• **Task data**

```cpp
template <bool APPLY, bool STORE>
__global__ __launch_bounds__(256) void k_deflate_xty(double *__restrict__ Xr, int64_t n, int p, int ldr,
                                                      const double *__restrict__ Yr, int qpad, int q, int yg0,
                                                      const double *__restrict__ d, const double *__restrict__ tcol,
                                                      const double *__restrict__ zpc, double *__restrict__ Kpart,
                                                      int kp_rows)
{
    __shared__ double xt[64 * XT_LD];
    __shared__ double yt[64 * YT_LD];
    __shared__ double tl[64], dl[64];
    const int tid = threadIdx.x, lane = tid & 63, wv = tid >> 6;
    const int j0 = blockIdx.y * 64;
    const int yg = yg0 + blockIdx.z;
    const int64_t nchunks = (n + 63) / 64;
    const int jcol = j0 + lane;
// ... 537 lines not shown
    int64_t c = blockIdx.x;
    int cur = 0;
    if (c < nchunks) { fetch(c); stage(0); }
    __syncthreads();
    for (; c < nchunks; c += gridDim.x) {
        const int64_t i0 = c * RB;
        v2f64 x[STEPS][NS];
#pragma unroll
        for (int st = 0; st < STEPS; ++st)
#pragma unroll
            for (int u = 0; u < NS; ++u) x[st][u] = xn[st][u];
        const bool more = c + gridDim.x < nchunks;
        if (more) fetch(c + gridDim.x);
#pragma unroll
        for (int st = 0; st < STEPS; ++st) {
            const int lr = 4 * st + g;
            const int64_t r = i0 + lr;
#pragma unroll
            for (int k = 0; k < MP; ++k) {
                if (k < npend) {
                    const double t = tl[cur][k][lr];
#pragma unroll
                    for (int u = 0; u < NS; ++u) {
                        x[st][u].x -= t * pk[k][u][0];
                        x[st][u].y -= t * pk[k][u][1];
                    }
                }
            }
            const double b = bt[cur][lr][c16];
#pragma unroll
            for (int u = 0; u < NS; ++u) {
                acc[u][0] = __builtin_amdgcn_mfma_f64_16x16x4f64(x[st][u].x, b, acc[u][0], 0, 0, 0);
                acc[u][1] = __builtin_amdgcn_mfma_f64_16x16x4f64(x[st][u].y, b, acc[u][1], 0, 0, 0);
            }
            if (flush && r < n) {
                double *wp = Xr + (size_t)r * (size_t)ldr;
#pragma unroll
                for (int u = 0; u < NS; ++u)
                    if (in[u]) __builtin_nontemporal_store(x[st][u], reinterpret_cast<v2f64 *>(wp + coff[u]));
            }
        }
        if (more) stage(cur ^ 1);
        __syncthreads();
        cur ^= 1;
    }
    if (Kpart) {
        double *kp = Kpart + (size_t)blockIdx.x * kp_rows * 16;
#pragma unroll
        for (int u = 0; u < NS; ++u)
#pragma unroll
            for (int h = 0; h < 2; ++h)
#pragma unroll
                for (int reg = 0; reg < 4; ++reg) {
                    const int j = 32 * (wv + 4 * u) + 2 * (4 * reg + g) + h;
                    if (j < kp_rows) kp[(size_t)j * 16 + c16] = acc[u][h][reg];
                }
    }
}

template <int NS, int STEPS, int MP>
static int32_t launch_kpass_mfma_lazy_t(jch_ctx *ctx, double *Xr, int64_t n, int p, int ldr, double *Yr, int q, const double *d,
                                        const double *pend_p, int npend, const double *tpend, int64_t tstride, const double *cvec,
                                        bool flush, double *Knext)
{
    constexpr int RB = 4 * STEPS;
    if (npend > MP) return jch_fail(ctx, JCH_EINVAL, "internal: lazy MFMA pass: %d pending corrections, at most %d", npend, MP);
    const int64_t nchunks = (n + RB - 1) / RB;
    const int nb = (int)std::max<int64_t>(std::min<int64_t>(nchunks, (int64_t)ctx->cus), 1);
    const int kp_rows = ldr;
    JCH_TRY(jch_reserve(ctx, ctx->kpart, sizeof(double) * (size_t)nb * kp_rows * 16));
    double *Kpart = (double *)ctx->kpart.ptr;
    (void)jch_ev(ctx);
    hipLaunchKernelGGL((k_kpass_mfma_lazy<NS, STEPS, MP>), dim3(nb), dim3(256), 0, ctx->stream, Xr, n, ldr, Yr, q, d, pend_p,
                       jch_nipals_lazy_pitch(ldr), npend, tpend, tstride, cvec, flush ? 1 : 0, Knext ? Kpart : nullptr, kp_rows);
    (void)jch_ev(ctx);
    if (Knext) {
        hipLaunchKernelGGL(k_reduce_kpart3, dim3((p * 16 + 63) / 64), dim3(1024), 0, ctx->stream, Kpart, nb, kp_rows * 16, p * 16, Knext);
        JCH_TRY(jch_allreduce_f64(ctx, Knext, (size_t)p * 16));
    }
    JCH_HIP(ctx, hipGetLastError());
    return JCH_OK;
}

static bool lazy_stream_shape(int ldr, int q) { return q >= 1 && q <= 4 && ldr <= 2048 && !(ldr > 1024 && q > 2); }

static int32_t launch_kpass_tile_lazy(jch_ctx *ctx, double *Xr, int64_t n, int p, int ldr, double *Yr, int qpad, int q, const double *d,
                                      const double *pend_p, int npend, const double *tpend, int64_t tstride, const double *cvec, bool flush,
                                      double *Knext)
{
    const int ptiles = (ldr + 63) / 64, kp_rows = ptiles * 64;
    const int64_t nchunks = (n + 63) / 64;
    int nbx = (ctx->cus * 3 + ptiles - 1) / ptiles;
    if (nbx > nchunks) nbx = (int)(nchunks > 0 ? nchunks : 1);
    double *Kpart = nullptr;
    if (Knext) {
        JCH_TRY(jch_reserve(ctx, ctx->kpart, sizeof(double) * (size_t)nbx * kp_rows * qpad));
        Kpart = (double *)ctx->kpart.ptr;
    }
    (void)jch_ev(ctx);
    hipLaunchKernelGGL(k_kpass_tile_lazy, dim3(nbx, ptiles, 1), dim3(256), 0, ctx->stream, Xr, n, ldr, Yr, qpad, q, d, pend_p,
                       jch_nipals_lazy_pitch(ldr), npend, tpend, tstride, cvec, flush ? 1 : 0, Kpart, kp_rows);
    (void)jch_ev(ctx);
    const int nby = (int)std::min<int64_t>((n * qpad + 255) / 256, (int64_t)ctx->cus * 8);
    hipLaunchKernelGGL(k_deflate_y, dim3(nby > 0 ? nby : 1), dim3(256), 0, ctx->stream, Yr, n, qpad, q, tpend + (size_t)(npend - 1) * tstride, cvec);
    if (Knext) {
        hipLaunchKernelGGL(k_reduce_kpart2, dim3((p * qpad + 255) / 256), dim3(256), 0, ctx->stream, Kpart, nbx, kp_rows, p, qpad, Knext);
        JCH_TRY(jch_allreduce_f64(ctx, Knext, (size_t)p * qpad));
    }
    JCH_HIP(ctx, hipGetLastError());
    return JCH_OK;
}

int32_t jch_launch_kpass_lazy(jch_ctx *ctx, double *Xr, int64_t n, int p, int ldr, double *Yr, int qpad, int q, const double *d,
                              const double *pend_p, int npend, int npend_max, const double *tpend, int64_t tstride,
                              const double *cvec, bool flush, double *Knext)
{
    if (npend < 1 || npend > npend_max || npend_max > jch_nipals_lazy_capacity(ldr, q))
        return jch_fail(ctx, JCH_EINVAL, "internal: lazy NIPALS pass: bad pending count");
    if (!lazy_stream_shape(ldr, q)) {
        if (qpad == 16 && ldr <= 1024) {
#define JCH_KM(NS, STEPS, MP) return launch_kpass_mfma_lazy_t<NS, STEPS, MP>(ctx, Xr, n, p, ldr, Yr, q, d, pend_p, npend, tpend, tstride, cvec, flush, Knext)
            if (ldr <= 128) JCH_KM(1, 4, 6);
            if (ldr <= 256) JCH_KM(2, 4, 6);
            if (ldr <= 512) JCH_KM(4, 4, 6);
            JCH_KM(8, 2, 3);
#undef JCH_KM
        }
        return launch_kpass_tile_lazy(ctx, Xr, n, p, ldr, Yr, qpad, q, d, pend_p, npend, tpend, tstride, cvec, flush, Knext);
    }
#define JCH_KL(KC, R) do { \
        if (q == 1) return launch_kpass_lazy_t<KC, R, 1>(ctx, Xr, n, p, ldr, Yr, qpad, d, pend_p, npend, npend_max, tpend, tstride, cvec, flush, Knext); \
        if (q == 2) return launch_kpass_lazy_t<KC, R, 2>(ctx, Xr, n, p, ldr, Yr, qpad, d, pend_p, npend, npend_max, tpend, tstride, cvec, flush, Knext); \
        return launch_kpass_lazy_t<KC, R, 4>(ctx, Xr, n, p, ldr, Yr, qpad, d, pend_p, npend, npend_max, tpend, tstride, cvec, flush, Knext); } while (0)
    if (ldr <= 128) JCH_KL(1, 4);
    if (ldr <= 256) JCH_KL(2, 4);
    if (ldr <= 512) JCH_KL(4, 2);
    if (ldr <= 1024) JCH_KL(8, 1);
    if (q == 1) return launch_kpass_lazy_t<16, 2, 1>(ctx, Xr, n, p, ldr, Yr, qpad, d, pend_p, npend, npend_max, tpend, tstride, cvec, flush, Knext);
    return launch_kpass_lazy_t<16, 1, 2>(ctx, Xr, n, p, ldr, Yr, qpad, d, pend_p, npend, npend_max, tpend, tstride, cvec, flush, Knext);
#undef JCH_KL
}

int32_t jch_launch_deflate(jch_ctx *ctx, double *Xr, int64_t n, int p, int ldr, double *Yr, int qpad, int q,
                           const double *d, const double *tcol, const double *zpc, double *Knext)
{
    if (q <= 4) {
#define JCH_DS(KC, R) do { \
        if (q == 1) return launch_deflate_stream<KC, R, 1>(ctx, Xr, n, p, ldr, Yr, qpad, d, tcol, zpc, Knext); \
        if (q == 2) return launch_deflate_stream<KC, R, 2>(ctx, Xr, n, p, ldr, Yr, qpad, d, tcol, zpc, Knext); \
        return launch_deflate_stream<KC, R, 4>(ctx, Xr, n, p, ldr, Yr, qpad, d, tcol, zpc, Knext); } while (0)
        if (ldr <= 128) JCH_DS(1, 4);
        if (ldr <= 256) JCH_DS(2, 4);
        if (ldr <= 512) JCH_DS(4, 2);
        if (ldr <= 1024) JCH_DS(8, 1);
        if (ldr <= 2048) {
            if (q == 1) return launch_deflate_stream<16, 2, 1>(ctx, Xr, n, p, ldr, Yr, qpad, d, tcol, zpc, Knext);
            if (q == 2) return launch_deflate_stream<16, 1, 2>(ctx, Xr, n, p, ldr, Yr, qpad, d, tcol, zpc, Knext);
        }
#undef JCH_DS
    }
    const int ptiles = (ldr + 63) / 64, kp_rows = ptiles * 64, ygroups = qpad / 16;
    const int64_t nchunks = (n + 63) / 64;
    int nbx = (ctx->cus * 3 + ptiles - 1) / ptiles;
    if (nbx > nchunks) nbx = (int)(nchunks > 0 ? nchunks : 1);
    double *Kpart = nullptr;
    if (Knext) {
        JCH_TRY(jch_reserve(ctx, ctx->kpart, sizeof(double) * (size_t)nbx * kp_rows * qpad));
        Kpart = (double *)ctx->kpart.ptr;
    }
    (void)jch_ev(ctx);
    hipLaunchKernelGGL((k_deflate_xty<true, true>), dim3(nbx, ptiles, 1), dim3(256), 0, ctx->stream, Xr, n, p, ldr, Yr, qpad,
                       q, 0, d, tcol, zpc, Kpart, kp_rows);
    (void)jch_ev(ctx);
    const int nby = (int)std::min<int64_t>((n * qpad + 255) / 256, (int64_t)ctx->cus * 8);
    hipLaunchKernelGGL(k_deflate_y, dim3(nby > 0 ? nby : 1), dim3(256), 0, ctx->stream, Yr, n, qpad, q, tcol, zpc + ldr);
    if (Knext && ygroups > 1)
        hipLaunchKernelGGL((k_deflate_xty<false, false>), dim3(nbx, ptiles, ygroups - 1), dim3(256), 0, ctx->stream, Xr, n, p,
                           ldr, Yr, qpad, q, 1, d, tcol, zpc, Kpart, kp_rows);
    if (Knext) {
        hipLaunchKernelGGL(k_reduce_kpart2, dim3((p * qpad + 255) / 256), dim3(256), 0, ctx->stream, Kpart, nbx, kp_rows, p,
                           qpad, Knext);
        JCH_TRY(jch_allreduce_f64(ctx, Knext, (size_t)p * qpad));
    }
    JCH_HIP(ctx, hipGetLastError());
    return JCH_OK;
}
```

### jchemo.jl_amd/csrc/fit.hip

```cpp
#include <stdlib.h>
#include <time.h>

#include <algorithm>
#include <condition_variable>
#include <mutex>
#include <thread>

#include "jch_internal.h"

__global__ __launch_bounds__(256) void k_fill_const(double *__restrict__ v, int m, double c)
{
    const int j = blockIdx.x * 256 + threadIdx.x;
    if (j < m) v[j] = c;
}

__global__ __launch_bounds__(256) void k_nan_zero_weight_rows(double *__restrict__ T, int64_t n, int nlv, const double *__restrict__ d)
{
    const int64_t i = (int64_t)blockIdx.x * 256 + threadIdx.x;
    if (i < n && d[i] == 0.0)
        for (int a = 0; a < nlv; ++a) T[(size_t)i + (size_t)a * (size_t)n] = __builtin_nan("");
}
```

• **Problem**
Copy each line from the data above that includes "static".

• **Answer for this exercise**
static int32_t launch_kpass_mfma_lazy_t(jch_ctx *ctx, double *Xr, int64_t n, int p, int ldr, double *Yr, int q, const double *d,
static bool lazy_stream_shape(int ldr, int q) { return q >= 1 && q <= 4 && ldr <= 2048 && !(ldr > 1024 && q > 2); }
static int32_t launch_kpass_tile_lazy(jch_ctx *ctx, double *Xr, int64_t n, int p, int ldr, double *Yr, int qpad, int q, const double *d,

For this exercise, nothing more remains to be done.